The full contents of the supplement are available online at http://ccforum.com/supplements/13/S5. Publication of the supplement has been supported find more info with funding from Hutchinson Technology Inc.
Septic shock is described as a distributive shock, requiring fluid and vasopressor administration [1]. In the recent past, evidence for microcirculatory failure as a motor of organ failure during septic shock has grown. It has been shown that distribution of flow within a tissue is impaired by oxygen shunting [2,3], cell aggregation, thrombosis [4], vaso-constriction [5] and/or tissue edema [6]. In the early phase of septic shock, early goal-directed cardiovascular optimization seems more efficient than the conventional strategy [7].

Despite this strategy, some patients continue to have abnormal microperfusion [8], which has been proposed to be targeted therapeutically with a fluid challenge [8], nitric oxide donors [9,10] or activated protein C [11,12]. Before integrating microperfusion parameters into clinical strategies, a better characterization and understanding of microperfusion abnormalities is needed.Among the tools available for microperfusion assessment, near-infrared spectroscopy (NIRS) seems promising. It has been shown in different life-threatening conditions that tissue hemoglobin oxygen saturation (StO2) characterizes tissue hypoperfusion and effectiveness of therapies in trauma [13-17], septic shock [18-22], and other acute systemic inflammatory conditions [23]. The large overlap of StO2 values between healthy subjects and septic shock patients [15-18] largely limits the interest of this parameter for individual care.

As a consequence, Carfilzomib a method to better evaluate the tissue micro-oxygenation in septic shock is needed.

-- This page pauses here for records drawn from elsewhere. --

## Restructure split-K partials reduction to stage many partials through shared memory

Rewrites the partials reduction kernel so each block covers 32 output elements, with 8 warps cooperatively loading partial slices into a double-buffered shared-memory tile and warp 0 summing them. The grid is no longer capped, and loads use streaming cache hints. This targets reductions with many partials, where the old kernel ran one long serial loop per thread. The cost is extra shared-memory traffic and barriers, plus a serial sum by one warp per block, which may hurt when nparts is small. It also exposes a public C entry point for the reduction.

```diff
diff --git a/include/univl_b200.h b/include/univl_b200.h
--- a/include/univl_b200.h
+++ b/include/univl_b200.h
@@ -8,6 +8,8 @@
 const char* univl_last_error_string(void);
 int univl_abi_version(void);
 int univl_set_reserved_sms(int n);
+int univl_partials_reduce(const float* part, int nparts, long long rows, long long cols, float* dst, long long ld,
+                          void* stream);
 
 int univl_gemm_bf16(const void* A, long long lda, int a_mn_major, const void* B, long long ldb, int b_mn_major,
                     int M, int N, int Kc, void* out, long long ldo, int epilogue, const float* bias,
diff --git a/univl_b200/csrc/api.cu b/univl_b200/csrc/api.cu
--- a/univl_b200/csrc/api.cu
+++ b/univl_b200/csrc/api.cu
@@ -60,28 +60,63 @@
   return UNIVL_OK;
 }
 
-__global__ void __launch_bounds__(256)
-partials_reduce_kernel(const float* __restrict__ part, int nparts, long long rows, long long cols, float* __restrict__ dst,
+constexpr int PR_WARPS = 8;
+constexpr int PR_STAGE = 256;
+constexpr int PR_SMEM = 2 * PR_STAGE * 32 * 4;
+
+__global__ void __launch_bounds__(PR_WARPS * 32)
+partials_reduce_kernel(const float* __restrict__ part, int nparts, long long n, long long cols, float* __restrict__ dst,
                        long long ld) {
-  const long long n = rows * cols;
-  for (long long i = blockIdx.x * 256LL + threadIdx.x; i < n; i += (long long)gridDim.x * 256) {
-    float t = 0.f;
-    for (int k = 0; k < nparts; ++k) t += part[(long long)k * n + i];
-    const long long r = i / cols, c = i - r * cols;
+  extern __shared__ float pr_tile[];
+  constexpr int PER = PR_STAGE / PR_WARPS;
+  const int warp = threadIdx.x >> 5, lane = threadIdx.x & 31;
+  const long long e = blockIdx.x * 32LL + lane;
+  const bool ok = e < n;
+  const int stages = (nparts + PR_STAGE - 1) / PR_STAGE;
+  float v[PER];
+  auto load = [&](int s) {
+#pragma unroll
+    for (int i = 0; i < PER; ++i) {
+      const int k = s * PR_STAGE + i * PR_WARPS + warp;
+      v[i] = ok && k < nparts ? __ldcs(part + (long long)k * n + e) : 0.f;
+    }
+  };
+  if (stages > 0) load(0);
+  float t = 0.f;
+  for (int s = 0; s < stages; ++s) {
+    float* tile = pr_tile + (s & 1) * PR_STAGE * 32;
+#pragma unroll
+    for (int i = 0; i < PER; ++i) tile[(i * PR_WARPS + warp) * 32 + lane] = v[i];
+    __syncthreads();
+    if (s + 1 < stages) load(s + 1);
+    if (warp == 0) {
+      const int kn = nparts - s * PR_STAGE < PR_STAGE ? nparts - s * PR_STAGE : PR_STAGE;
+      for (int k = 0; k < kn; ++k) t += tile[k * 32 + lane];
+    }
+  }
+  if (warp == 0 && ok) {
+    const long long r = e / cols, c = e - r * cols;
     dst[r * ld + c] += t;
   }
 }
 
-int partials_reduce(float* part, int nparts, long long rows, long long cols, float* dst, long long ld, cudaStream_t st) {
+static int partials_reduce_launch(const float* part, int nparts, long long rows, long long cols, float* dst, long long ld,
+                                  cudaStream_t st) {
   const long long n = rows * cols;
-  long long blocks = (n + 255) / 256;
-  if (blocks > device_sms() * 8LL) blocks = device_sms() * 8LL;
-  if (blocks < 1) blocks = 1;
-  partials_reduce_kernel<<<(int)blocks, 256, 0, st>>>(part, nparts, rows, cols, dst, ld);
-  const cudaError_t e = cudaGetLastError();
-  cudaFreeAsync(part, st);
+  const long long blocks = n > 0 ? (n + 31) / 32 : 1;
+  if (blocks > 0x7fffffffLL) return set_error(UNIVL_ERR_UNSUPPORTED, "partials_reduce: %lld elements", n);
+  cudaError_t e = cudaFuncSetAttribute(partials_reduce_kernel, cudaFuncAttributeMaxDynamicSharedMemorySize, PR_SMEM);
+  if (e != cudaSuccess) return set_error(UNIVL_ERR_CUDA, "partials_reduce smem attribute: %s", cudaGetErrorString(e));
+  partials_reduce_kernel<<<(unsigned)blocks, PR_WARPS * 32, PR_SMEM, st>>>(part, nparts, n, cols, dst, ld);
+  e = cudaGetLastError();
   if (e != cudaSuccess) return set_error(UNIVL_ERR_CUDA, "partials_reduce launch: %s", cudaGetErrorString(e));
   return UNIVL_OK;
+}
+
+int partials_reduce(float* part, int nparts, long long rows, long long cols, float* dst, long long ld, cudaStream_t st) {
+  const int rc = partials_reduce_launch(part, nparts, rows, cols, dst, ld, st);
+  cudaFreeAsync(part, st);
+  return rc;
 }
 
 }
@@ -91,5 +126,11 @@
   univl::g_reserved_sms = n;
   return UNIVL_OK;
 }
+extern "C" int univl_partials_reduce(const float* part, int nparts, long long rows, long long cols, float* dst,
+                                     long long ld, void* stream) {
+  UNIVL_CHECK_ARG(part && dst && nparts >= 0 && rows >= 0 && cols > 0 && ld >= cols,
+                  "partials_reduce: bad arguments nparts=%d rows=%lld cols=%lld ld=%lld", nparts, rows, cols, ld);
+  return univl::partials_reduce_launch(part, nparts, rows, cols, dst, ld, (cudaStream_t)stream);
+}
 extern "C" const char* univl_last_error_string() { return univl::g_err; }
 extern "C" int univl_abi_version() { return 1; }
```

Measured after the change: 1445 (median of 6 runs). 1.06x the previous value.
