+        if (exact >= 0) {
+            if (int rc = count(n_updates)) return rc;
+            for (int c = 0; c < S; ++c) HIP_TRY(hipGraphLaunch(b->sg.exact_graph[exact][c], b->chain_stream(c)));
+            b->sg.exact_used[exact] = ++b->sg.exact_clock;
+            b->update_count += n_updates;
+            return 0;
+        }
+        if (pow2) {
+            for (int j = 0; j < STEP_GRAPH_SIZES; ++j) {
+                const uint32_t K = STEP_GRAPH_K >> j;
+                while (n_updates - t >= K && (j == 0 || n_updates - t < 2 * K)) {
+                    if (int rc = count(K)) return rc;
+                    for (int c = 0; c < S; ++c) HIP_TRY(hipGraphLaunch(b->sg.graph[c][j], b->chain_stream(c)));
+                    b->update_count += K;
+                    t += K;
+                }
             }
         }
-    }
-    for (; t < n_updates; t++) {
-        if (int rc = step_launch(b, 1, b->update_count, 0, nullptr, nullptr)) return rc;
-        b->update_count++;
-    }
-    return 0;
+        for (; t < n_updates; t++) {
+            if (!chained) {
+                if (int rc = step_launch(b, whole_batch(b), 1, b->update_count, 0, nullptr, nullptr)) return rc;
+            } else {
+                for (int c = 0; c < S; ++c)
+                    if (int rc = step_launch(b, chain_range(b, c, b->chain_stream(c)), 1, b->update_count, 0, nullptr,
+                                             nullptr, nullptr, false))
+                        return rc;
+            }
+            b->update_count++;
+        }
+        return 0;
+    };
+    int rc = queue();
+    if (chained) {
+        const int jrc = chains_join(b);
+        if (!rc) rc = jrc;
+    }
+    return rc;
 }
 
 int pbn_rollout(pbn_batch* b, uint32_t n_updates) {
     CHECK_NN(b, "batch");
     if (!n_updates) return 0;
     SET_DEV(b);
-    if (int rc = step_launch(b, n_updates, b->update_count, 0, nullptr, nullptr)) return rc;
+    if (int rc = step_launch(b, whole_batch(b), n_updates, b->update_count, 0, nullptr, nullptr)) return rc;
     b->update_count += n_updates;
     return 0;
 }
@@ -210,7 +276,7 @@
     if (int rc = b->s_replay_k.ensure(8 * n)) return rc;
     HIP_TRY(hipMemcpyAsync(b->s_replay_i.p, node_idx, 4 * n, hipMemcpyHostToDevice, b->stream));
     HIP_TRY(hipMemcpyAsync(b->s_replay_k.p, k53, 8 * n, hipMemcpyHostToDevice, b->stream));
-    if (int rc = step_launch(b, n_updates, 0, 1, b->s_replay_i.p, b->s_replay_k.p)) return rc;
+    if (int rc = step_launch(b, whole_batch(b), n_updates, 0, 1, b->s_replay_i.p, b->s_replay_k.p)) return rc;
     HIP_TRY(hipStreamSynchronize(b->stream));
     return 0;
 }
@@ -224,7 +290,7 @@
     SET_DEV(b);
     if (int rc = b->s_replay_i.ensure(4 * n)) return rc;
     HIP_TRY(hipMemcpyAsync(b->s_replay_i.p, node_idx, 4 * n, hipMemcpyHostToDevice, b->stream));
-    if (int rc = step_launch(b, n_updates, b->update_count, 1, b->s_replay_i.p, nullptr)) return rc;
+    if (int rc = step_launch(b, whole_batch(b), n_updates, b->update_count, 1, b->s_replay_i.p, nullptr)) return rc;
     b->update_count += n_updates;
     HIP_TRY(hipStreamSynchronize(b->stream));
     return 0;
diff --git a/gym-pbn-stac_amd/csrc/pbn_chain_split.hpp b/gym-pbn-stac_amd/csrc/pbn_chain_split.hpp
--- /dev/null
+++ b/gym-pbn-stac_amd/csrc/pbn_chain_split.hpp
@@ -0,0 +1,31 @@
+#pragma once
+#include <cstdint>
+
+namespace pbn {
+
+constexpr int STEP_CHAINS_MAX = 4;
+
+struct ChainSlice {
+    uint64_t off = 0, len = 0;
+};
+
+inline int chain_split(uint64_t B, int S, int step_block, ChainSlice (&out)[STEP_CHAINS_MAX]) {
+    if (S > STEP_CHAINS_MAX) S = STEP_CHAINS_MAX;
+    if (S < 1) S = 1;
+    const uint64_t big = 2ull * (uint64_t)(step_block > 0 ? step_block : 1);
+    const uint64_t unit = B >= (uint64_t)S * big ? big : 2ull;
+    const uint64_t units = (B + unit - 1) / unit;
+    if (units < (uint64_t)S) S = units ? (int)units : 1;
+    const uint64_t per = units / (uint64_t)S, extra = units % (uint64_t)S;
+    uint64_t at = 0;
+    for (int c = 0; c < S; ++c) {
+        const uint64_t end = at + (per + ((uint64_t)c < extra ? 1u : 0u)) * unit;
+        out[c].off = at;
+        out[c].len = (end < B ? end : B) - at;
+        at = end < B ? end : B;
+    }
+    for (int c = S; c < STEP_CHAINS_MAX; ++c) out[c] = ChainSlice{};
+    return S;
+}
+
+}
diff --git a/gym-pbn-stac_amd/csrc/pbn_host.hpp b/gym-pbn-stac_amd/csrc/pbn_host.hpp
--- a/gym-pbn-stac_amd/csrc/pbn_host.hpp
+++ b/gym-pbn-stac_amd/csrc/pbn_host.hpp
@@ -12,6 +12,7 @@
 #endif
 
 #include "../../include/pbn_abi.h"
+#include "pbn_chain_split.hpp"
 #include "pbn_params.hpp"
 
 using namespace pbn;
@@ -121,12 +122,15 @@
 constexpr uint32_t STEP_GRAPH_K = 64;
 constexpr int STEP_GRAPH_SIZES = 6;
 constexpr uint64_t STEP_GRAPH_MAX_WORDS = 1ull << 20;
+constexpr uint64_t STEP_CHAIN_GRAPH_MAX_WORDS = 1ull << 24;
+constexpr uint32_t STEP_CHAIN_MIN_UPDATES = 128;
 
 struct Knobs {
     int store_mode = STORE_DIRTY;
     int envs_per_thread = 2;
     int step_block = 0;
     int step_graph = -1;
+    int step_chains = 0;
     int roll_group = -1;
     bool env_no_gen = false;
     int env_group = 0;
@@ -183,18 +187,27 @@
 
     struct StepGraphs {
         bool off = false;
-        hipGraphExec_t graph[STEP_GRAPH_SIZES] = {};
+        hipGraphExec_t graph[STEP_CHAINS_MAX][STEP_GRAPH_SIZES] = {};
         bool built = false;
         bool broken = false;
         bool exact_broken = false;
         static constexpr int EXACT_GRAPHS = 4;
         uint32_t exact_n[EXACT_GRAPHS] = {};
-        hipGraphExec_t exact_graph[EXACT_GRAPHS] = {};
+        hipGraphExec_t exact_graph[EXACT_GRAPHS][STEP_CHAINS_MAX] = {};
         uint64_t exact_used[EXACT_GRAPHS] = {};
         uint64_t exact_clock = 0;
         uint32_t last_n = 0;
         DevBuf ubase;
     } sg;
+    struct Chains {
+        int n = 1;
+        uint32_t min_updates = 2;
+        ChainSlice sl[STEP_CHAINS_MAX];
+        hipStream_t stream[STEP_CHAINS_MAX] = {};
+        hipEvent_t done[STEP_CHAINS_MAX] = {};
+        hipEvent_t fork = nullptr;
+    } ch;
+    hipStream_t chain_stream(int c) const { return c ? ch.stream[c] : stream; }
     struct R6 {
         uint32_t calls = 0;
         DevBuf counter;
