@@ -261,11 +270,16 @@
             tc_fence_after();
             if (elect_one()) {
                 const uint32_t sa = sbase + stage * stage_bytes;
-                const uint64_t ad = umma_desc_sw128(sa), bd = umma_desc_sw128(sa + 16384);
-#pragma unroll
-                for (int ks = 0; ks < 4; ++ks)
-                    umma_bf16(tmem_base, ad + (uint64_t)(ks * 2), bd + (uint64_t)(ks * 2), idesc, (uint32_t)((kb | ks) != 0));
-                umma_commit(bars + 8 * (CM_STAGES_T + stage));
+                const uint64_t bd = umma_desc_sw128(sa + 2 * 16384);
+#pragma unroll
+                for (int b = 0; b < 2; ++b) {
+                    const uint64_t ad = umma_desc_sw128(sa + b * 16384);
+#pragma unroll
+                    for (int ks = 0; ks < 4; ++ks)
+                        umma_bf16(tmem_base, ad + (uint64_t)(ks * 2), bd + (uint64_t)(ks * 2), idesc, (uint32_t)((kb | b | ks) != 0));
+                }
+                if (ncta == 1) umma_commit(bars + 8 * (CM_STAGES_T + stage));
+                else umma_commit_mc(bars + 8 * (CM_STAGES_T + stage), cluster_mask);
                 if (kb == a.nkb - 1) umma_commit(bars + 16 * CM_STAGES_T);
             }
             __syncwarp();
@@ -273,65 +287,70 @@
         }
     } else {
         const int quad = warp & 3;
-        const int64_t row = (int64_t)m0 + quad * 32 + lane;
-        const bool in_range = row < a.vocab;
-        const bool pad_row = row == a.padding_idx;
-        const bool live = in_range && (a.overwrite || !pad_row);
-        const float keep = pad_row ? 0.f : 1.f;
-        float* dst_row = a.table_grad + row * a.E;
+        const int row0 = m0 + quad * 32;
+        const bool pad_row = (int64_t)(row0 + lane) == a.padding_idx;
+        const uint32_t out = sbase + (uint32_t)(quad * a.nbox) * 4096u;
         mbar_wait(bars + 16 * CM_STAGES_T, 0);
         tc_fence_after();
         const uint32_t taddr = tmem_base + ((uint32_t)(quad * 32) << 16);
-        for (int c0 = 0; c0 < a.NT; c0 += 16) {
+        for (int c0 = 0; c0 < a.nbox * 32; c0 += 16) {
             uint32_t v[16];
             tmem_ld16(taddr + (uint32_t)c0, v);
             tmem_ld_wait();
-            if (live) {
-#pragma unroll
-                for (int q = 0; q < 4; ++q) {
-                    const int col = n0 + c0 + q * 4;
-                    if (col + 3 < a.E) {
-                        float4* p = reinterpret_cast<float4*>(dst_row + col);
-                        float4 o = make_float4(0.f, 0.f, 0.f, 0.f);
-                        if (!a.overwrite) o = *p;
-                        o.x += keep * __uint_as_float(v[4 * q]); o.y += keep * __uint_as_float(v[4 * q + 1]);
-                        o.z += keep * __uint_as_float(v[4 * q + 2]); o.w += keep * __uint_as_float(v[4 * q + 3]);
-                        __stcs(p, o);
-                    }
-                }
-            }
-        }
+            const uint32_t line = out + (uint32_t)(c0 >> 5) * 4096u + (uint32_t)lane * 128u;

In this respect, a vascular occlusion test (VOT) combined with StO2 measurement has been proposed [17-20].Measuring StO2 with a VOT provides a functional test having several potential determinants. These determinants and their relative impact during septic shock remain to be clarified so they can be interpreted adequately before making decisions. The StO2 occlusion slope was shown to relate to tissue oxygen consumption [18,19,24], and the StO2 reperfusion slope was proposed to evaluate tissue flow reperfusion and vascular recruitment [18,22] and was found to be abnormal in septic shock [20-22]. The purpose of the present study was to quantify the micro-oxygenation parameters in a homogeneous septic shock population controlled for severity, to investigate the relationship of micro-oxygenation and macro-perfusion parameters, to investigate the relationship of NIRS parameters and skin laser Doppler (LD) in the same conditions, and to evaluate the association between micro-oxygenation parameters and outcome.